* INFORMATION GIVEN:
struct PfDecLayer {
  const void *w1, *w2, *wq, *wkv, *wo;
  const float *b1, *b2, *n2_g, *n2_b, *wfsmn, *bq, *bkv, *bo;
// ... 327 lines not shown
  const bool tiles = r.tiles && block_cooldown == 0 && !foreign_now;
  HIP_CHECK(hipMemsetAsync(d_flags.ptr, 0, (tile_flag0 + (tiles ? (size_t)c.n_blocks * tile_flag_stride : 0)) * 4, stream));
  const float* x_in = d_x0.as<float>();
  const bf16_t* x_in_lo = x0lo;
  const float2* st_in = nullptr;
  bool st_in_block8 = false;
  float2* sta = d_sta.as<float2>();
  float2* stb = d_stb.as<float2>();
  int ld_in = kpad0;
  float* xa = d_xa.as<float>();
  float* xb = d_xb.as<float>();
  T* h = d_h.as<T>();
  T* qk = d_qk.as<T>();
  T* vt = d_vt.as<T>();
  T* ctx = d_ctx.as<T>();
  float* mem = d_mem.as<float>();
  T* ffn = d_ffn.as<T>();
  for (int i = 0; i < c.n_blocks; ++i) {
    const SvBlock& b = blocks[i];
    if constexpr (sizeof(T) == 2) {
      if (blk && b.in_size == d && x_in == xa) {
        if (!alg && i == 1) {
          ProfScope ps0(prof, "layernorm", stream);
          launch_rows_to_bf16(xa, xalo, (size_t)Mpad * d, stream);
          st_in = nullptr;
        }
        const int per = sanm_block_max_utts();
        const int run_end = (!paraformer && i < c.n_main) ? c.n_main : c.n_blocks;
        const int n_run = block_persist ? run_end - i : 1;
        for (int u0 = 0; u0 < r.batch; u0 += per) {
          ProfScope ps(prof, "sanm_block", stream);
          SanmBlockArgs ba{};
          ba.wqkv = (const bf16_t*)b.wqkv; ba.bqkv = b.bqkv; ba.cqkv = b.cqkv; ba.wfsmn = b.wfsmn; ba.bfsmn = b.bfsmn;
          ba.wout = (const bf16_t*)b.wout; ba.w1 = (const bf16_t*)b.w1; ba.b1 = b.b1; ba.c1 = b.c1; ba.w2 = (const bf16_t*)b.w2; ba.b2 = b.b2;
          ba.x_lo = xalo; ba.st_in = st_in; ba.x = xa; ba.x_lo_out = xalo; ba.st_out = sta;
          ba.ctx = (bf16_t*)ctx; ba.x1_lo = xblo; ba.st1 = stb; ba.hid = (bf16_t*)ffn;
          ba.plan = r.dp; ba.utt0 = u0; ba.n_utts = std::min(per, r.batch - u0);
          ba.flags = d_flags.as<unsigned>() + ((size_t)i * r.batch + u0) * 4; ba.err = d_flags.as<unsigned>() + flag_words;
          ba.flag_stride = r.batch * 4; ba.place = d_flags.as<unsigned>() + flag_words + 4 + (size_t)i * r.batch + u0;
          ba.n_rows_alloc = Mpad; ba.ln_eps = 1e-5f; ba.scatter = block_scatter; ba.fault = (block_fault && i == 1) ? 1 : 0;
          if (block_dbg >= i && block_dbg < i + n_run && u0 == 0) {
            d_times.reserve(256 * 16 * 8, stream); HIP_CHECK(hipMemsetAsync(d_times.ptr, 0, 256 * 16 * 8, stream)); ba.times = d_times.as<unsigned long long>();
            ba.times_layer = block_dbg - i;
          }
          ba.layers = d_layer_tab.as<SanmBlockLayer>() + i; ba.n_layers = n_run; ba.opt = block8_opt; ba.ffnk = block_ffnk ? 1 : 0;
          ba.st_in_n = st_in_block8 ? 4 : 16;
          launch_sanm_block8(ba, stream);
        }
        i += n_run - 1;
        st_in = sta;
        st_in_block8 = true;
        if (i == c.n_main - 1 && !paraformer) {
          ProfScope ps2(prof, "layernorm", stream);
          launch_layernorm<bf16_t>(xa, d, rows, d, after_g, after_b, 1e-5f, xalo, d, d, stream); st_in = nullptr;
          launch_layernorm<float>(xa, d, rows, d, after_g, after_b, 1e-5f, xa, d, d, stream);
        }
        continue;
      }
    }
    if constexpr (sizeof(T) == 2) {
      if (tiles && !blk && b.in_size == d && x_in == xa) {
        const int run_end = (!paraformer && i < c.n_main) ? c.n_main : c.n_blocks;
        {
          ProfScope ps(prof, "sanm_tiles", stream);
          SanmTilesArgs ta;
          ta.plan = r.dp; ta.tile_win = r.d_tile_win; ta.tile_idx = r.d_tile_idx; ta.n_tiles = r.n_tiles; ta.n_windows = r.batch; ta.n_layers = run_end - i;
          ta.ln_eps = 1e-5f; ta.layers = d_tlayer_tab.as<StreamLayer>() + i;
          ta.x = xa; ta.xb = xb; ta.ctx = (bf16_t*)ctx; ta.hid = (bf16_t*)ffn; ta.kv = d_tkv.as<bf16_t>(); ta.kv_parity_stride = (size_t)Mpad * 2 * d;
          ta.flags = d_flags.as<unsigned>() + tile_flag0 + (size_t)i * tile_flag_stride; ta.flag_stride = (int)tile_flag_stride;
          ta.err = d_flags.as<unsigned>() + flag_words; ta.opt = tiles_opt;
          if (tiles_dbg >= i && tiles_dbg < run_end) {
            d_times.reserve(256 * 16 * 8, stream); HIP_CHECK(hipMemsetAsync(d_times.ptr, 0, 256 * 16 * 8, stream)); ta.times = d_times.as<unsigned long long>();
            ta.times_layer = tiles_dbg - i;
          }
          launch_sanm_tiles(ta, stream);
        }
        i = run_end - 1;
        st_in = nullptr;
        if (i == c.n_main - 1 && !paraformer) {
          ProfScope ps2(prof, "layernorm", stream);
          launch_layernorm<float>(xa, d, rows, d, after_g, after_b, 1e-5f, xa, d, d, stream);
        }
        continue;
      }
    }
    if (!alg) {
      ProfScope ps(prof, "layernorm", stream);
      launch_layernorm<T>(x_in, ld_in, rows, b.in_size, b.ln1_g, b.ln1_b, 1e-5f, h, b.kpad, b.kpad, stream);
    }
    const bool fused = use_fused && precision == ASR_PRECISION_BF16 &&
                       sanm_fused_supported(r.max_T, c.d_head, c.n_heads, d, c.fsmn_kernel, b.kpad);
    if (fused) {
      ProfScope ps(prof, "sanm_fused", stream);
      SanmFusedArgs fa;
      fa.h = h; fa.ld_h = b.kpad; fa.K = b.kpad;
      if (alg) { fa.h = x_in_lo; fa.ln_colsum = b.cqkv; fa.ln_dim = b.in_size; fa.ln_stats_in = st_in; fa.ln_slots = d / 32; } fa.wqkv = b.wqkv; fa.ldw = b.kpad; fa.bqkv = b.bqkv;
      fa.wfsmn = b.wfsmn; fa.bfsmn = b.bfsmn; fa.plan = r.dp; fa.n_utts = r.batch; fa.n_heads = c.n_heads; fa.d = d;
      fa.ctx = ctx; fa.ld_ctx = d; fa.mem = mem; fa.ld_mem = d; fa.n_rows_alloc = Mpad;
      launch_sanm_qkv_attn(fa, stream);
    } else {
      {
        ProfScope ps(prof, "gemm_qkv", stream);
        GemmArgs g;
        g.A = h; g.lda = b.kpad; g.W = b.wqkv; g.ldw = b.kpad; g.M = rows; g.N = 2 * d; g.K = b.kpad; g.bias = b.bqkv;
        g.out_lo = qk; g.ld_out_lo = 2 * d;
        gemm(g);
        GemmArgs gv;
        gv.A = h; gv.lda = b.kpad; gv.W = (const T*)b.wqkv + (size_t)2 * d * b.kpad; gv.ldw = b.kpad; gv.M = rows; gv.N = d;
// ... 1 lines not shown
        gemm(gv);
      }
      {
        ProfScope ps(prof, "fsmn", stream);
        launch_fsmn<T>(vt, Mpad, b.wfsmn, b.bfsmn, d, c.fsmn_kernel, r.dp, r.d_row_utt, Mpad, mem, d, stream);
      }
      {
        ProfScope ps(prof, "attention", stream);
        AttnArgs aa;
        aa.q = qk; aa.k = qk + d; aa.ld_qk = 2 * d; aa.vt = vt; aa.ld_vt = Mpad; aa.ctx = ctx; aa.ld_ctx = d;
        aa.plan = r.dp; aa.qb_utt = r.d_qb_utt; aa.qb_q0 = r.d_qb_q0; aa.n_qblocks = r.n_qb; aa.n_heads = c.n_heads;
        aa.qt = r.att_qt; aa.n_waves = r.att_nw; aa.max_T = r.max_T;
        if (precision == ASR_PRECISION_BF16) launch_attention_bf16_hd128(aa, stream);
        else launch_attention_f32(aa, c.d_head, stream);
      }
    }
    {
      ProfScope ps(prof, "gemm_out", stream);
      GemmArgs g;
      g.A = ctx; g.lda = d; g.W = b.wout; g.ldw = d; g.M = rows; g.N = d; g.K = d;
      g.add = mem; g.ld_add = d;
      if (b.in_size == d) { g.add2 = x_in; g.ld_add2 = ld_in; }
      g.out_f32 = xb; g.ld_out_f32 = d;
      if (alg) { g.out_lo = xblo; g.ld_out_lo = d; g.st_out = stb; }
      gemm(g);
    }
    if (!alg) {
      ProfScope ps(prof, "layernorm", stream);
      launch_layernorm<T>(xb, d, rows, d, b.ln2_g, b.ln2_b, 1e-5f, h, d, d, stream);
    }
    {
      ProfScope ps(prof, "gemm_ffn1", stream);
      GemmArgs g;
      g.A = h; g.lda = d; g.W = b.w1; g.ldw = d; g.M = rows; g.N = dff; g.K = d; g.bias = b.b1; g.act = ACT_RELU;
      g.out_lo = ffn; g.ld_out_lo = dff;
      if (alg) { g.A = xblo; g.ln_colsum = b.c1; g.ln_dim = d; g.ln_stats_in = stb; g.ln_slots = d / 32; }
      gemm(g);
    }
    {
      ProfScope ps(prof, "gemm_ffn2", stream);
      GemmArgs g;
      g.A = ffn; g.lda = dff; g.W = b.w2; g.ldw = dff; g.M = rows; g.N = d; g.K = dff; g.bias = b.b2;
      g.add = xb; g.ld_add = d; g.out_f32 = xa; g.ld_out_f32 = d;
      if (alg) { g.out_lo = xalo; g.ld_out_lo = d; g.st_out = sta; }
      gemm(g);
    }
    x_in = xa;
    x_in_lo = xalo;
    st_in = sta;
    ld_in = d;
    if (i == 0) save_tap("block0", xa, rows, d, d, 4);
    if (i == c.n_main - 1 && !paraformer) {
      ProfScope ps(prof, "layernorm", stream);
      if (alg) { launch_layernorm<bf16_t>(xa, d, rows, d, after_g, after_b, 1e-5f, xalo, d, d, stream); st_in = nullptr; }
      launch_layernorm<float>(xa, d, rows, d, after_g, after_b, 1e-5f, xa, d, d, stream);
    }
  }
  if (paraformer) { copy_block_status(r); enqueue_paraformer_tail<T>(r); return; }
  if (taps_enabled) {
    launch_layernorm<float>(xa, d, rows, d, tp_g, tp_b, 1e-5f, xb, d, d, stream);
    save_tap("enc_out", xb, rows, d, d, 4);
  }
  {
    ProfScope ps(prof, "layernorm", stream);
    launch_layernorm<T>(xa, d, rows, d, tp_g, tp_b, 1e-5f, h, d, d, stream);
  }
  {
    ProfScope ps(prof, "gemm_ctc", stream);
    GemmArgs g;
    g.A = h; g.lda = d; g.W = ctc_w; g.ldw = d; g.M = rows; g.N = vpad; g.K = d; g.bias = ctc_b;
    g.amax_val = d_amax_v.as<float>(); g.amax_idx = d_amax_i.as<int32_t>(); g.n_valid = c.vocab;
    if (taps_enabled) { g.out_f32 = d_logits.as<float>(); g.ld_out_f32 = vpad; }
    gemm(g);
  }
  {
    ProfScope ps(prof, "ctc_tail", stream);
    launch_argmax_reduce(d_amax_v.as<float>(), d_amax_i.as<int32_t>(), rows, n_slabs, d_ids.as<int32_t>(), stream);
    launch_ctc_collapse(d_ids.as<int32_t>(), r.dp, r.batch, c.blank_id, d_tok.as<int32_t>(), r.max_tokens, d_num.as<int32_t>(), stream);
  }
  if (taps_enabled) {
    save_tap("logits", d_logits.ptr, rows, c.vocab, vpad, 4);
    save_tap("frame_ids", d_ids.ptr, rows, 1, 1, 4);
  }
  HIP_CHECK(hipMemcpyAsync(h_out.ptr, d_tok.ptr, (size_t)r.batch * r.max_tokens * 4, hipMemcpyDeviceToHost, stream));
  HIP_CHECK(hipMemcpyAsync(h_out.as<unsigned char>() + (size_t)r.batch * r.max_tokens * 4, d_num.ptr, (size_t)r.batch * 4,
                           hipMemcpyDeviceToHost, stream));
  copy_block_status(r);
}
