template <int TERMS, bool RB = false>
__global__ __launch_bounds__(512, 4) void pwgrad128w_kernel(const WgradParams p) {
    pwgrad128w_body<TERMS, RB>(p, blockIdx.x, blockIdx.y, blockIdx.z);
}

struct WBItem {
    const float* A; const float* dY; const float* sc; const float* sh; float* slab;
    long lda, a_bstride, lddy, dy_bstride, rows_per_block, M;
    int N, K, n, rows_per_batch, act;
    float slope;
    int first_block;
    int nsplit;
    unsigned short gy, gz;
    unsigned char a_contig, dy_contig, has_bias, pad;
};
constexpr int WB_MAX = 24;
struct WgradBatch {
    WBItem item[WB_MAX];
    int count, pad;
};
template <int TERMS>
__global__ __launch_bounds__(512, 4) void pwgrad128w_batch_kernel(const WgradBatch b) {
    int i = 0;
    while (i + 1 < b.count && (int)blockIdx.x >= b.item[i + 1].first_block) ++i;
    const WBItem& it = b.item[i];
    const int local = (int)blockIdx.x - it.first_block;
    const int per = (int)it.gy * (int)it.gz;
    int bx, t = 0;
    if (per > 1) {
        const int grp = local / (8 * per), rem = local - grp * 8 * per;
        t = rem >> 3;
        bx = grp * 8 + (rem & 7);
    } else bx = local;
    if (bx >= it.nsplit) return;
    const int by = t / (int)it.gz, bz = t - by * (int)it.gz;
    WgradParams p;
    p.a.A = it.A; p.a.lda = it.lda; p.a.a_bstride = it.a_bstride; p.a.a_mode = 0;
    p.a.lazy.scale = it.sc; p.a.lazy.shift = it.sh; p.a.lazy.act = it.act; p.a.lazy.slope = it.slope;
    p.a.xyz = nullptr; p.a.xyz_bstride = 0; p.a.nbr_idx = nullptr; p.a.nbr_d2 = nullptr; p.a.nbr_k = 0;
    p.a.n = it.n; p.a.K = it.K; p.a.M = it.M; p.a.contig = it.a_contig; p.a.vec4 = 1; p.a.vec4p = 1;
    p.N = it.N; p.dY = it.dY; p.lddy = it.lddy; p.dy_bstride = it.dy_bstride; p.rows_per_batch = it.rows_per_batch;
    p.dy_contig = it.dy_contig; p.slab = it.slab; p.rows_per_block = it.rows_per_block; p.has_bias = it.has_bias;
    pwgrad128w_body<TERMS, false>(p, bx, by, bz);
}

__global__ __launch_bounds__(256) void swgrad_batch_kernel(const WgradBatch b) {
    __shared__ float red[4 * 4 * 4 * 64 + 8 * 64];
    int i = 0;
    while (i + 1 < b.count && (int)blockIdx.x >= b.item[i + 1].first_block) ++i;
    const WBItem& it = b.item[i];
    WgradParams p;
    p.a.A = it.A; p.a.lda = it.lda; p.a.a_bstride = it.a_bstride; p.a.a_mode = 0;
    p.a.lazy.scale = it.sc; p.a.lazy.shift = it.sh; p.a.lazy.act = it.act; p.a.lazy.slope = it.slope;
    p.a.xyz = nullptr; p.a.xyz_bstride = 0; p.a.nbr_idx = nullptr; p.a.nbr_d2 = nullptr; p.a.nbr_k = 0;
    p.a.n = it.n; p.a.K = it.K; p.a.M = it.M; p.a.contig = it.a_contig; p.a.vec4 = 0; p.a.vec4p = 0;
    p.N = it.N; p.dY = it.dY; p.lddy = it.lddy; p.dy_bstride = it.dy_bstride; p.rows_per_batch = it.rows_per_batch;
    p.dy_contig = it.dy_contig; p.slab = it.slab; p.rows_per_block = it.rows_per_block; p.has_bias = it.has_bias;
    const int bx = (int)blockIdx.x - it.first_block;
    if (bx >= it.nsplit) return;
    switch (it.gy) {
        case swgrad_body_index(1, 1): swgrad_body<1, 1>(p, bx, red); break;
        case swgrad_body_index(1, 2): swgrad_body<1, 2>(p, bx, red); break;
        case swgrad_body_index(1, 4): swgrad_body<1, 4>(p, bx, red); break;
        case swgrad_body_index(1, 8): swgrad_body<1, 8>(p, bx, red); break;
        case swgrad_body_index(2, 1): swgrad_body<2, 1>(p, bx, red); break;
        case swgrad_body_index(2, 2): swgrad_body<2, 2>(p, bx, red); break;
        case swgrad_body_index(2, 4): swgrad_body<2, 4>(p, bx, red); break;
        case swgrad_body_index(4, 1): swgrad_body<4, 1>(p, bx, red); break;
        case swgrad_body_index(4, 2): swgrad_body<4, 2>(p, bx, red); break;
        default: swgrad_body<4, 4>(p, bx, red); break;
    }
}

inline bool pwgrad_ok(const WgradParams& p) {
    if (p.a.a_mode != 0 || !p.a.vec4) return false;
    if ((p.N % 4) || (p.lddy % 4) || (((uintptr_t)p.dY) & 15)) return false;
    if (p.a.lazy.scale && ((((uintptr_t)p.a.lazy.scale) | ((uintptr_t)p.a.lazy.shift)) & 15)) return false;
    return true;
}


typedef void (*GemmFn)(const GemmParams);
typedef void (*WgradFn)(const WgradParams);
enum GemmKernel { GK_NONE, GK_SGEMM, GK_PGEMM, GK_WGEMM, GK_WGEMM2, GK_GEMM };

struct GemmFacts {
    long M; int N, K;
    bool streamable;
    bool pgemm, wgemm, wgemm2;
    bool split, stats, bnb;
    int64_t kslab_floats;
};

struct GemmPlan {
    GemmKernel kernel;
    GemmFn fn;
    int threads; dim3 grid;
    WidePlan wide;
    int gx, ny, ksplit, kchunk;
    GemmFn reduce;
    dim3 reduce_grid;
    const char* name;
    const char* refusal;
};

* EXERCISE REQUIREMENTS: Your answer should consist solely of the lines above from the line with "int nsplit;" to the line with "template <int TERMS>", both included, reproduced exactly.

* RESULT OF THIS EXERCISE:
    int nsplit;
    unsigned short gy, gz;
    unsigned char a_contig, dy_contig, has_bias, pad;
};
constexpr int WB_MAX = 24;
struct WgradBatch {
    WBItem item[WB_MAX];
    int count, pad;
};
template <int TERMS>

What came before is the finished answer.